| Task |
Search the entries for lines that contain the word "coef", and report each one found.

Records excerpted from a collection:
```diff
     const float sc = live ? s_scale[f] : 0.f;
-    f16x8 hi, lo;
-#pragma unroll
-    for (int m = 0; m < 8; ++m) {
-        const int centre = 32 * kb + 8 * (2 * s + (m >> 2)) + 4 * h + (m & 3);
-        float w = 0.f;
-        if (live && centre < Mpad) {
-            const Rec32 r = slots.rec32[f][centre];
-            w = (c == 0 ? r.wx : (c == 1 ? r.wy : r.wz)) * sc;
-        }
-        const _Float16 hh = (_Float16)w;
-        hi[m] = hh;
-        lo[m] = (_Float16)(w - (float)hh);
-    }
+    uint4 hi, lo;
+    wide_weight_pair(slots, f, c, live, sc, Mpad, kb, s, h, hi, lo);
     uint4 *dst = wtiles + (size_t)kb * w16 + (size_t)((T * 2 + s) * 2) * 64;
-    dst[lane] = __builtin_bit_cast(uint4, hi);
-    dst[64 + lane] = __builtin_bit_cast(uint4, lo);
-    if (kb == 0 && s == 0) {
-        f16x8 pt;
-#pragma unroll
-        for (int m = 0; m < 8; ++m) {
-            const int coef = h == 0 ? (m < 5 ? m : m - 4) : (m == 0 ? 4 : (m < 6 ? m - 1 : -1));
-            const bool want_lo = h == 1 && m >= 1;
-            float w = 0.f;
-            if (live && coef >= 0) w = slots.model[f]->poly32[5 * c + coef] * sc;
-            const _Float16 hh = (_Float16)w;
-            pt[m] = want_lo ? (_Float16)(w - (float)hh) : hh;
-        }
-        wtiles[poly_at + (size_t)T * 64 + lane] = __builtin_bit_cast(uint4, pt);
-    }
+    dst[lane] = hi;
+    dst[64 + lane] = lo;
+    if (kb == 0 && s == 0) wtiles[poly_at + (size_t)T * 64 + lane] = wide_poly_word(slots, f, c, live, sc, h);
 }
 
 constexpr int kWideVpm = 3;
@@ -1117,9 +1140,16 @@
 constexpr int kW1Unit = 32;
 constexpr size_t w1_fixed_lds(int nt) { return sizeof(SharedFrame) * (size_t)kWideSlots + 32 * 16 + (size_t)nt * 64 * 16 + 256 * sizeof(uint64_t) + 16; }
 
-template <bool GAUSS, int NT, int NSLOT>
+struct SharedDirect {
+    SharedSlots slots;
+    SharedOut out;
+    const MfmaTileH *ctiles;
+    int Mpad;
+};
+struct SharedStaged { int unused; };
+template <bool GAUSS, int NT, int NSLOT, bool DIRECT>
 __global__ __launch_bounds__(64 * kW1Waves) __attribute__((amdgpu_waves_per_eu(kW1Waves / 4, kW1Waves / 4)))
-void k_deform32_shared_w1(const SharedParams p, int ngroups)
+void k_deform32_shared_w1(const SharedParams p, int ngroups, const std::conditional_t<DIRECT, SharedDirect, SharedStaged> d)
 {
     constexpr int WAVES = kW1Waves, THREADS = 64 * WAVES;
     constexpr int NLF = NSLOT / 2;
@@ -1161,7 +1191,50 @@
         __syncthreads();
     };
 
-    {
+    if constexpr (DIRECT) {
+        auto frame_scale = [&](int f) { return __int_as_float(s_frames[f].pad[0]); };
+        if (tid < kWideSlots) {
+            const int f = tid;
+            const int k = wide_scale_exp(f < NSLOT ? d.slots.model[f]->wmax32 : 0.f);
+            SharedFrame fr = wide_frame_record(d.slots, d.out, f, NSLOT, GAUSS ? 1 : 0, true, k);
+            fr.pad[0] = __float_as_int(ldexpf(1.f, k));
+            s_frames[f] = fr;
+        }
+        if (tid == THREADS - 1) *s_ticket = 0u;
+        for (int q = tid; q < p.nkb * 64; q += THREADS) {
+            if constexpr (GAUSS) { if ((q & 63) < 32) s_ct[q] = wide_gauss_centre(d.slots.rec32[0], d.Mpad, q >> 6, q & 63); }
+            else s_ct[q] = wide_d2_operand(d.ctiles, d.Mpad, q >> 6, q & 63);
+        }
+        __syncthreads();
+        if (tid < 32) {
+            const SharedFrame fr = s_frames[tid < NSLOT ? tid : NSLOT - 1];
+            const uint64_t po = (uint64_t)fr.P_out;
+            s_ptab[tid] = make_uint4((unsigned)po, (unsigned)(po >> 32), __float_as_uint(fr.inv_scale), (unsigned)fr.built);
+        }
+        if (p.fast && tid < NFQ * 64) {
+            const int f = 8 * (tid >> 6) + ((tid & 63) >> 3);
+            s_ftab[tid] = (uint64_t)s_frames[f < NSLOT ? f : NSLOT - 1].falloff_out + 16u * (unsigned)(tid & 7);
+        }
+        for (int q = tid; q < p.nkb * NT * 128; q += THREADS) {
+            const int ln = q & 63, s = (q >> 6) & 1, T = (q >> 7) % NT, kb = (q >> 7) / NT;
+            int f, c;
+            wide_row(1, T, ln, f, c);
+            const bool live = f < NSLOT;
+            uint4 hi, lo;
+            wide_weight_pair(d.slots, f, c, live, live ? frame_scale(f) : 0.f, d.Mpad, kb, s, ln >> 5, hi, lo);
+            uint4 *dst = s_w + (size_t)kb * kW16 + (size_t)((T * 2 + s) * 2) * 64;
+            dst[ln] = hi;
+            dst[64 + ln] = lo;
+        }
+        if (tid >= THREADS - NT * 64) {
+            const int q = tid - (THREADS - NT * 64), T = q >> 6, ln = q & 63;
+            int f, c;
+            wide_row(1, T, ln, f, c);
+            const bool live = f < NSLOT;
+            s_poly[q] = wide_poly_word(d.slots, f, c, live, live ? frame_scale(f) : 0.f, ln >> 5);
+        }
+        __syncthreads();
+    } else {
         const uint4 *src = reinterpret_cast<const uint4 *>(p.frames);
         uint4 *dst = reinterpret_cast<uint4 *>(s_frames);
         for (int q = tid; q < kWideSlots * (int)(sizeof(SharedFrame) / 16); q += THREADS) dst[q] = src[q];
@@ -1177,8 +1250,9 @@
             const int f = 8 * (tid >> 6) + ((tid & 63) >> 3);
             s_ftab[tid] = (uint64_t)p.frames[f < NSLOT ? f : NSLOT - 1].falloff_out + 16u * (unsigned)(tid & 7);
         }
-    }
-    stage_model();
+        stage_model();
+    }
+    (void)stage_model;
 
     struct UnitRaw { float p[3]; float d2; };
     const int whole_rounds = ngroups / (int)gridDim.x;
@@ -1449,7 +1523,7 @@
         }
     };
     bool built_here = true;
-    if (lane < NSLOT) built_here = p.frames[lane].built != 0;
+    if (lane < NSLOT) built_here = (DIRECT ? s_frames[lane].built : p.frames[lane].built) != 0;
     const bool fast_ok = p.fast && __all(built_here);
     const int nfull = (int)(p.N / (kW1Unit * WAVES));
     int u = next_unit(0);
@@ -1499,6 +1573,9 @@
     }
     slots.M = a.M; slots.nreal = a.nF; slots.mismatch = a.mismatch;
     const bool w1 = wide && (kSharedLdsBudget - w1_fixed_lds(wNT)) / ((size_t)1024 + (size_t)wide_w16(wNT) * 16) >= (size_t)nkb;
+    bool direct = a.direct && w1;
+    for (int f = 1; direct && f < a.nF; ++f) direct = a.centres[f] == a.centres[0];
+    if (direct && a.mode == 1) return hipSuccess;
     if (a.mode != 2) {
         if (wide)
             hipLaunchKernelGGL(k_pack_shared_wide, dim3(nkb, wNT), dim3(256), 0, stream, slots, out, a.nF, wslot, a.Mpad, (uint4 *)a.wtiles,
@@ -1526,6 +1603,12 @@
         p.norm = reinterpret_cast<const float *>(copy + (size_t)2 * nkb * (sizeof(MfmaTileH) / 16));
     }
     p.wtiles = (const uint4 *)a.wtiles; p.frames = (const SharedFrame *)a.frames;
+    SharedDirect dir{};
+    if (direct) {
+        dir.slots = slots; dir.out = out; dir.ctiles = a.ctiles; dir.Mpad = a.Mpad;
+        p.ctiles = nullptr; p.wtiles = nullptr; p.frames = nullptr;
+        p.norm = reinterpret_cast<const float *>(reinterpret_cast<const char *>(a.model[0]) + offsetof(DevModel, norm32));
+    }
     {
         bool fast = !a.delta_out && a.dist2 == nullptr && a.tu == nullptr && a.radius2 > 0.f && a.falloff_out != nullptr &&
                     a.N < ((int64_t)1 << 28) && 4 * (nslot - a.nF) <= a.nF;
@@ -1571,14 +1654,15 @@
         hipLaunchKernelGGL((k_deform32_tps_shared_wide<GSS, NTW, NSL>), dim3(grid), dim3(64 * kWideWaves), lds, stream, p, (int)ngroups); \
     }
 #define FD_WIDE_KIND(NTW, NSL) { if (gauss) FD_WIDE_CASE(true, NTW, NSL) else FD_WIDE_CASE(false, NTW, NSL) }
-#define FD_W1_CASE(GSS, NTW, NSL)                                                                                    \
+#define FD_W1_CASE(GSS, NTW, NSL, DIR, ARG)                                                                          \
     {                                                                                                                \
         static LdsAttrOnce once;                                                                                     \
-        hipError_t e = once.ensure((const void *)k_deform32_shared_w1<GSS, NTW, NSL>, 160 * 1024);                   \
+        hipError_t e = once.ensure((const void *)k_deform32_shared_w1<GSS, NTW, NSL, DIR>, 160 * 1024);              \
         if (e != hipSuccess) return e;                                                                               \
-        hipLaunchKernelGGL((k_deform32_shared_w1<GSS, NTW, NSL>), dim3(grid), dim3(64 * kW1Waves), lds, stream, p, (int)ngroups); \
-    }
-#define FD_W1_KIND(NTW, NSL) { if (gauss) FD_W1_CASE(true, NTW, NSL) else FD_W1_CASE(false, NTW, NSL) }
+        hipLaunchKernelGGL((k_deform32_shared_w1<GSS, NTW, NSL, DIR>), dim3(grid), dim3(64 * kW1Waves), lds, stream, p, (int)ngroups, ARG); \
+    }
+#define FD_W1_FORM(GSS, NTW, NSL) { if (direct) FD_W1_CASE(GSS, NTW, NSL, true, dir) else FD_W1_CASE(GSS, NTW, NSL, false, SharedStaged{0}) }
+#define FD_W1_KIND(NTW, NSL) { if (gauss) FD_W1_FORM(true, NTW, NSL) else FD_W1_FORM(false, NTW, NSL) }
     if (w1) {
         if (wslot == 20) FD_W1_KIND(2, 20)
         else if (wslot == 24) FD_W1_KIND(3, 24)
@@ -1605,6 +1689,7 @@
 #undef FD_WIDE_CASE
 #undef FD_WIDE_KIND
 #undef FD_W1_CASE
+#undef FD_W1_FORM
 #undef FD_W1_KIND
 #ifdef FD_TUNING
     if (want_stamps && d_stamps) {
diff --git a/facedeform_amd/csrc/fd_internal.h b/facedeform_amd/csrc/fd_internal.h
--- a/facedeform_amd/csrc/fd_internal.h
+++ b/facedeform_amd/csrc/fd_internal.h
@@ -197,6 +197,7 @@
     int mode;
     int delta_out;
     int max_wgs;
+    int direct;
     const double *centres[kMaxBatch];
     int M;
     int *mismatch;
```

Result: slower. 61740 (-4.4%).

| Answer section |
-            const int coef = h == 0 ? (m < 5 ? m : m - 4) : (m == 0 ? 4 : (m < 6 ? m - 1 : -1));
-            if (live && coef >= 0) w = slots.model[f]->poly32[5 * c + coef] * sc;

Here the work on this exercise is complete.